(Data extracts Opens)

# shenyunhang/PPS

Hardware: NVIDIA B200
Metric: qxg_pairs_per_sec_distance_plus_rank (higher is better)
Workload: dtype f16x3-split fp32 (two scaled fp16 planes, fp32 accumulate)

## Files before the change

pps_b200/build.py:

```python
from __future__ import annotations

import os
import shutil
import subprocess

HERE = os.path.dirname(os.path.abspath(__file__))
CSRC = os.path.join(HERE, "csrc")
OUT_DIR = os.path.join(HERE, "_C")
LIB_PATH = os.path.join(OUT_DIR, "libpps_b200.so")
SOURCES = ["pps_pool.cu", "split_prep.cu", "dist_gemm.cu", "pairs.cu", "rank.cu", "triplet.cu", "rerank.cu", "c_api.cu", "pass.cu", "index.cu"]
HEADERS = [os.path.join(CSRC, "common.cuh"), os.path.join(CSRC, "ctx.cuh"), os.path.join(CSRC, "dist_tiles.cuh"), os.path.join(os.path.dirname(HERE), "include", "pps_b200.h")]

NVCC_FLAGS = [
    "-gencode", "arch=compute_100a,code=sm_100a",
    "-O3", "-lineinfo", "-std=c++17",
    "-Xcompiler", "-fPIC",
]
OBJ_DIR = os.path.join(OUT_DIR, "obj")


def nvcc_path():
    for cand in (os.environ.get("NVCC"), shutil.which("nvcc"), "/usr/local/cuda/bin/nvcc"):
        if cand and os.path.exists(cand):
            return cand
    return None


def is_stale() -> bool:
    if not os.path.exists(LIB_PATH):
        return True
    t = os.path.getmtime(LIB_PATH)
    deps = [os.path.join(CSRC, s) for s in SOURCES] + HEADERS
    return any(os.path.getmtime(d) > t for d in deps if os.path.exists(d))


def _compile_one(nvcc, src, obj, verbose):
    cmd = [nvcc] + NVCC_FLAGS + (["-Xptxas", "-v"] if verbose else []) + ["-c", "-o", obj, src]
    proc = subprocess.run(cmd, cwd=CSRC, stdout=subprocess.PIPE, stderr=subprocess.STDOUT, text=True)
    return src, proc.returncode, proc.stdout


def build(force: bool = False, verbose: bool = False) -> str:
    if not force and not is_stale():
        return LIB_PATH
    nvcc = nvcc_path()
    if nvcc is None:
        raise RuntimeError("nvcc not found: cannot build libpps_b200.so (set NVCC or install the CUDA toolkit)")
    os.makedirs(OBJ_DIR, exist_ok=True)
    hdr_t = max(os.path.getmtime(h) for h in HEADERS if os.path.exists(h))
    jobs, objs = [], []
    for src in SOURCES:
        obj = os.path.join(OBJ_DIR, os.path.splitext(src)[0] + ".o")
        objs.append(obj)
        src_t = max(os.path.getmtime(os.path.join(CSRC, src)), hdr_t)
        if force or not os.path.exists(obj) or os.path.getmtime(obj) < src_t:
            jobs.append((src, obj))
    log = []
    if jobs:
        from concurrent.futures import ThreadPoolExecutor
        with ThreadPoolExecutor(max_workers=min(len(jobs), os.cpu_count() or 1)) as pool:
            for src, rc, out in pool.map(lambda j: _compile_one(nvcc, j[0], j[1], verbose), jobs):
                log.append("== %s ==\n%s" % (src, out))
                if rc != 0:
                    raise RuntimeError("nvcc failed on %s (%d):\n%s" % (src, rc, out))
    tmp = LIB_PATH + ".tmp.%d" % os.getpid()
    cmd = [nvcc, "-gencode", "arch=compute_100a,code=sm_100a", "-shared", "-o", tmp] + objs
    proc = subprocess.run(cmd, cwd=CSRC, stdout=subprocess.PIPE, stderr=subprocess.STDOUT, text=True)
    if proc.returncode != 0:
        if os.path.exists(tmp):
            os.remove(tmp)
        raise RuntimeError("nvcc link failed (%d):\n%s" % (proc.returncode, proc.stdout))
    os.replace(tmp, LIB_PATH)
    if verbose:
        print("\n".join(log))
    return LIB_PATH


TEST_HOOKS_PATH = os.path.join(OUT_DIR, "libpps_b200_testhooks.so")


def build_test_hooks(force: bool = False) -> str:
    src = os.path.join(CSRC, "test_hooks.cu")
    deps = [src] + [h for h in HEADERS if os.path.exists(h)]
    if (not force and os.path.exists(TEST_HOOKS_PATH)
            and all(os.path.getmtime(d) <= os.path.getmtime(TEST_HOOKS_PATH) for d in deps)):
        return TEST_HOOKS_PATH
    nvcc = nvcc_path()
    if nvcc is None:
        raise RuntimeError("nvcc not found: cannot build the test hooks")
    os.makedirs(OUT_DIR, exist_ok=True)
    tmp = TEST_HOOKS_PATH + ".tmp.%d" % os.getpid()
    proc = subprocess.run([nvcc] + NVCC_FLAGS + ["-shared", "-o", tmp, "test_hooks.cu"], cwd=CSRC, stdout=subprocess.PIPE,
                          stderr=subprocess.STDOUT, text=True)
    if proc.returncode != 0:
        raise RuntimeError("nvcc failed on test_hooks.cu:\n%s" % proc.stdout)
    os.replace(tmp, TEST_HOOKS_PATH)
    return TEST_HOOKS_PATH


if __name__ == "__main__":
    print(build(force=True, verbose=True))
```

pps_b200/csrc/c_api.cu:

```cuda
#include "common.cuh"

#include <algorithm>
#include <atomic>
#include <cstdio>
#include <cstring>
#include <new>
#include <numeric>
#include <string>
#include <vector>

namespace pps {

static std::atomic<unsigned long long> g_launches{0};
static thread_local std::string g_cuda_err;

void note_launch() { g_launches.fetch_add(1, std::memory_order_relaxed); }

int cuda_fail(cudaError_t e, const char* what) {
  g_cuda_err = std::string(what ? what : "?") + ": " + cudaGetErrorName(e) + " (" + cudaGetErrorString(e) + ")";
  return PPS_ERR_CUDA;
}

int sm_count() {
  static thread_local int cached_dev = -1, cached = 148;
// ... 26 lines not shown

using namespace pps;

extern "C" int pps_abi_version(void) { return PPS_ABI_VERSION; }

extern "C" const char* pps_strerror(int code) {
  switch (code) {
    case PPS_OK: return "ok";
    case PPS_ERR_INVALID_ARG: return "invalid argument (null pointer, negative size or unknown enum)";
    case PPS_ERR_SHAPE: return "shape check failed";
    case PPS_ERR_ALIGN: return "pointer or leading dimension not aligned";
    case PPS_ERR_CUDA: return "CUDA call failed";
    case PPS_ERR_UNSUPPORTED: return "request not supported by this build";
    case PPS_ERR_WORKSPACE: return "workspace too small";
    case PPS_ERR_NO_VALID_QUERY: return "No valid query";
    case PPS_ERR_PASS_RESIZE: return "a speculative size bound of the pass was too small: repeat it with PPS_PASS_SIZING";
    case PPS_ERR_TOPK_OVERFLOW: return "top-k candidate buffer overflow: repeat the pass with PPS_PASS_NO_EPILOGUE_TOPK";
    default: return "unknown error code";
  }
}

extern "C" const char* pps_last_cuda_error(void) { return g_cuda_err.c_str(); }

extern "C" unsigned long long pps_kernel_launch_count(void) { return g_launches.load(std::memory_order_relaxed); }

extern "C" long long pps_pairs_count(const int64_t* query_ids, long long nq, const int64_t* gallery_ids,
                                     long long ng) {
  if (nq < 0 || ng < 0 || ng > 0x7fffffffLL) return PPS_ERR_INVALID_ARG;
  if (nq == 0 || ng == 0) return 0;
  if (!query_ids || !gallery_ids) return PPS_ERR_INVALID_ARG;
  std::vector<int64_t> sorted(gallery_ids, gallery_ids + ng);
  std::sort(sorted.begin(), sorted.end());
  long long total = 0;
  for (long long i = 0; i < nq; ++i) {
    auto r = std::equal_range(sorted.begin(), sorted.end(), query_ids[i]);
    total += (long long)(r.second - r.first);
  }
  return total;
}

extern "C" int pps_pairs_fill(const int64_t* query_ids, const int64_t* query_cams, long long nq,
                              const int64_t* gallery_ids, const int64_t* gallery_cams, long long ng,
                              int32_t* pair_off, int32_t* pair_q, int32_t* pair_g, uint8_t* pair_pos) {
  if (nq < 0 || ng < 0 || ng > 0x7fffffffLL || nq > 0x7fffffffLL) return PPS_ERR_INVALID_ARG;
  if (!pair_off) return PPS_ERR_INVALID_ARG;
  pair_off[0] = 0;
  if (nq == 0) return PPS_OK;
  if (!query_ids || !query_cams || (ng > 0 && (!gallery_ids || !gallery_cams))) return PPS_ERR_INVALID_ARG;
  IdIndex idx(gallery_ids, ng);
  long long e = 0;
  for (long long i = 0; i < nq; ++i) {
    size_t lo, hi;
    idx.range(query_ids[i], &lo, &hi);
    if (e + (long long)(hi - lo) > 0x7fffffffLL) return PPS_ERR_UNSUPPORTED;
    for (size_t s = lo; s < hi; ++s, ++e) {
      const int32_t g = idx.order[s];
      if (!pair_q || !pair_g || !pair_pos) return PPS_ERR_INVALID_ARG;
      pair_q[e] = (int32_t)i;
      pair_g[e] = g;
      pair_pos[e] = gallery_cams[g] != query_cams[i] ? 1 : 0;
    }
    pair_off[i + 1] = (int32_t)e;
  }
  return PPS_OK;
}

#include "ctx.cuh"

namespace {
inline void mark(pps_ctx* c, int i, cudaStream_t s) {
  if (c->timing && c->ev_phase[i]) cudaEventRecord(c->ev_phase[i], s);
}
}

extern "C" int pps_ctx_create(int device, pps_ctx** out) {
  if (!out) return PPS_ERR_INVALID_ARG;
  *out = nullptr;
  PPS_CUDA_TRY(cudaSetDevice(device));
  pps_ctx* c = new (std::nothrow) pps_ctx();
  if (!c) return PPS_ERR_INVALID_ARG;
  c->device = device;
  cudaError_t e = cudaStreamCreateWithFlags(&c->copy_s, cudaStreamNonBlocking);
  if (e == cudaSuccess) e = cudaStreamCreateWithFlags(&c->comp_s, cudaStreamNonBlocking);
  if (e == cudaSuccess) e = cudaStreamCreateWithFlags(&c->side_s, cudaStreamNonBlocking);
  if (e == cudaSuccess) e = cudaEventCreateWithFlags(&c->ev_in, cudaEventDisableTiming);
  if (e == cudaSuccess) e = cudaEventCreateWithFlags(&c->ev_pairs, cudaEventDisableTiming);
  for (int i = 0; i < kMaxSlabs && e == cudaSuccess; ++i) e = cudaEventCreateWithFlags(&c->ev_slab[i], cudaEventDisableTiming);
  if (e == cudaSuccess) e = cudaEventCreateWithFlags(&c->ev_totals, cudaEventDisableTiming);
  for (int i = 0; i <= PPS_N_PHASES && e == cudaSuccess; ++i) e = cudaEventCreate(&c->ev_phase[i]);
  if (e != cudaSuccess) {
    pps_ctx_destroy(c);
    return cuda_fail(e, "pps_ctx_create");
  }
  *out = c;
  return PPS_OK;
}

extern "C" int pps_ctx_destroy(pps_ctx* c) {
  if (!c) return PPS_OK;
  cudaSetDevice(c->device);
  if (c->comp_s) cudaStreamSynchronize(c->comp_s);
  if (c->copy_s) cudaStreamSynchronize(c->copy_s);
  if (c->side_s) cudaStreamSynchronize(c->side_s);
  GrowBuf* bufs[] = {&c->qf, &c->gf, &c->qs, &c->gs, &c->qn, &c->gn, &c->dist, &c->ids, &c->pair_ws, &c->pair_off,
                     &c->totals, &c->pair_q, &c->pair_pos, &c->xbuf, &c->counters, &c->ap,
                     &c->valid, &c->first, &c->topk, &c->tki, &c->tkd};
  for (GrowBuf* b : bufs) b->release();
  c->h_small.release();
  c->pass.release();
  for (int i = 0; i < kMaxSlabs; ++i) if (c->ev_slab[i]) cudaEventDestroy(c->ev_slab[i]);
  if (c->ev_totals) cudaEventDestroy(c->ev_totals);
  if (c->ev_in) cudaEventDestroy(c->ev_in);
  if (c->ev_pairs) cudaEventDestroy(c->ev_pairs);
  if (c->side_s) cudaStreamDestroy(c->side_s);
  for (int i = 0; i <= PPS_N_PHASES; ++i) if (c->ev_phase[i]) cudaEventDestroy(c->ev_phase[i]);
  if (c->copy_s) cudaStreamDestroy(c->copy_s);
  if (c->comp_s) cudaStreamDestroy(c->comp_s);
  delete c;
  return PPS_OK;
}

namespace {

int eval_shape(long long nq, long long ng, long long col0, int dim, int precision, int topk, EvalShape* e) {
  if (nq <= 0 || ng <= 0 || dim <= 0 || topk < 0 || topk > PPS_TOPK_MAX || col0 < 0) return PPS_ERR_INVALID_ARG;
  if (nq > 0x7fffffffLL || col0 + ng > 0x7fffffffLL) return PPS_ERR_UNSUPPORTED;
  switch (precision) {
    case PPS_PREC_BF16X1: e->planes = 1; break;
    case PPS_PREC_BF16X3: e->planes = 2; break;
    case PPS_PREC_BF16X6: e->planes = 3; break;
    case PPS_PREC_F16X3: e->planes = 2; break;
    default: return PPS_ERR_INVALID_ARG;
  }
  e->split_planes = precision == PPS_PREC_F16X3 ? (2 | PPS_SPLIT_F16_SCALED) : e->planes;
  e->nq = nq; e->ng = ng; e->col0 = col0; e->dim = dim; e->precision = precision; e->topk = topk;
  e->ldd = (ng + 3) & ~3LL;
  e->kpad = pps_kpad(dim);
  if ((double)nq * (double)e->ldd * 4.0 > 64.0 * (double)(1LL << 30)) return PPS_ERR_UNSUPPORTED;
  return PPS_OK;
}

int ensure_common(pps_ctx* c, const EvalShape& e) {
  PPS_TRY(c->qs.ensure((size_t)pps_split_bytes(e.nq, e.dim, e.planes)));
  PPS_TRY(c->gs.ensure((size_t)pps_split_bytes(e.ng, e.dim, e.planes)));
  PPS_TRY(c->qn.ensure((size_t)e.nq * 8));
  PPS_TRY(c->gn.ensure((size_t)e.ng * 8));
  PPS_TRY(c->dist.ensure((size_t)e.nq * e.ldd * 4));
  PPS_TRY(c->pair_ws.ensure((size_t)pps_pairs_workspace_bytes(e.nq, e.ng)));
  PPS_TRY(c->pair_off.ensure(((size_t)e.nq + 1) * 4));
  PPS_TRY(c->totals.ensure(16));
  PPS_TRY(c->ap.ensure((size_t)e.nq * 8));
  PPS_TRY(c->valid.ensure((size_t)e.nq));
  PPS_TRY(c->first.ensure((size_t)e.nq * 4));
  const size_t off_ap = 16, off_first = off_ap + (size_t)e.nq * 8, off_valid = off_first + (size_t)e.nq * 4;
  PPS_TRY(c->h_small.ensure(off_valid + (size_t)e.nq));
  unsigned char* base = c->h_small.as<unsigned char>();
  c->st.totals = reinterpret_cast<int32_t*>(base);
  c->st.ap = reinterpret_cast<double*>(base + off_ap);
  c->st.first = reinterpret_cast<int32_t*>(base + off_first);
  c->st.valid = base + off_valid;
  return PPS_OK;
}

int pairs_local_count(pps_ctx* c, cudaStream_t ready_on) {
  const EvalShape& e = c->cur;
  cudaStream_t ps = c->pair_stream(ready_on);
  if (ready_on != ps) {
// ... 126 lines not shown

extern "C" int pps_evaluate_host_ctx(pps_ctx* c, const float* q_feats, long long nq, const float* g_feats, long long ng,
                                     int dim, const int64_t* query_ids, const int64_t* query_cams,
                                     const int64_t* gallery_ids, const int64_t* gallery_cams, int precision,
                                     int cmc_topk, int topk, double* out_map, double* out_cmc, double* out_ap,
                                     uint8_t* out_valid, int32_t* out_first_rank, int32_t* out_topk_index,
                                     float* out_topk_dist) {
  if (!c || cmc_topk < 0) return PPS_ERR_INVALID_ARG;
  PPS_TRY(eval_shape(nq, ng, 0, dim, precision, topk, &c->cur));
  c->world = 1;
  c->ext_pair_s = nullptr;
  const EvalShape& e = c->cur;
  if (!q_feats || !g_feats || !query_ids || !query_cams || !gallery_ids || !gallery_cams) return PPS_ERR_INVALID_ARG;
  if (!out_map || (cmc_topk > 0 && !out_cmc)) return PPS_ERR_INVALID_ARG;
  PPS_CUDA_TRY(cudaSetDevice(c->device));
  cudaStream_t cs = c->comp_s, ps = c->copy_s, ss = c->side_s;
  const int planes = e.planes, kpad = e.kpad;
  const long long ldd = e.ldd;

  PPS_TRY(ensure_common(c, e));
  PPS_TRY(c->qf.ensure((size_t)nq * dim * 4));
  PPS_TRY(c->gf.ensure((size_t)ng * dim * 4));
  PPS_TRY(c->ids.ensure((size_t)(2 * nq + 2 * ng) * 8));
  int64_t* d_qid = c->ids.as<int64_t>();
  int64_t* d_qcam = d_qid + nq;
  int64_t* d_gid = d_qcam + nq;
  int64_t* d_gcam = d_gid + ng;
  c->d_qid = d_qid; c->d_qcam = d_qcam; c->d_gid = d_gid; c->d_gcam = d_gcam;

  PPS_CUDA_TRY(cudaMemcpyAsync(d_qid, query_ids, (size_t)nq * 8, cudaMemcpyHostToDevice, ss));
  PPS_CUDA_TRY(cudaMemcpyAsync(d_qcam, query_cams, (size_t)nq * 8, cudaMemcpyHostToDevice, ss));
  PPS_CUDA_TRY(cudaMemcpyAsync(d_gid, gallery_ids, (size_t)ng * 8, cudaMemcpyHostToDevice, ss));
  PPS_CUDA_TRY(cudaMemcpyAsync(d_gcam, gallery_cams, (size_t)ng * 8, cudaMemcpyHostToDevice, ss));
  PPS_TRY(pairs_local_count(c, ss));
  PPS_TRY(pairs_offsets(c, c->local_cnt, 0, ss));

  PPS_CUDA_TRY(cudaMemcpyAsync(c->qf.p, q_feats, (size_t)nq * dim * 4, cudaMemcpyHostToDevice, cs));
  PPS_TRY(pps_split_rows(c->qf.p, PPS_DTYPE_F32, nq, dim, dim, e.split_planes, c->qs.p, c->qn.as<float>(), cs));

  long long slab = ((ng + 7) / 8 + 255) & ~255LL;
  if (slab < 1024) slab = 1024;
  while ((ng + slab - 1) / slab > kMaxSlabs) slab *= 2;
  int si = 0;
  const size_t esz = 2;
  for (long long r0 = 0; r0 < ng; r0 += slab, ++si) {
    const long long nr = std::min(slab, ng - r0);
    PPS_CUDA_TRY(cudaMemcpyAsync(c->gf.as<float>() + r0 * dim, g_feats + r0 * dim, (size_t)nr * dim * 4,
                                 cudaMemcpyHostToDevice, ps));
    PPS_CUDA_TRY(cudaEventRecord(c->ev_slab[si], ps));
    PPS_CUDA_TRY(cudaStreamWaitEvent(cs, c->ev_slab[si], 0));
    PPS_TRY(pps_split_rows_slab(c->gf.p, PPS_DTYPE_F32, r0, nr, ng, dim, dim, e.split_planes, c->gs.p, c->gn.as<float>(), cs));
    PPS_TRY(pps_dist_tc(c->qs.p, c->qn.as<float>(), nq, planes, 0,
                        c->gs.as<unsigned char>() + (size_t)r0 * kpad * esz, c->gn.as<float>() + r0, nr, planes, ng, dim,
                        precision, 0, c->dist.as<float>() + r0, ldd, cs));
  }
  int rc = pairs_and_thresholds(c, cs);
  if (rc == PPS_OK) rc = count_local(c, cs);
  if (rc == PPS_OK)
    rc = finalize_and_fetch(c, cmc_topk, cs, out_map, out_cmc, out_ap, out_valid, out_first_rank, out_topk_index,
                            out_topk_dist);
  cudaStreamSynchronize(ps);
  return rc;
}
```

(Data extracts Closes)

__Try it__: Search the entries for the word "import" and show every line that has it.

__Your response__:
from __future__ import annotations
import os
import shutil
import subprocess
        from concurrent.futures import ThreadPoolExecutor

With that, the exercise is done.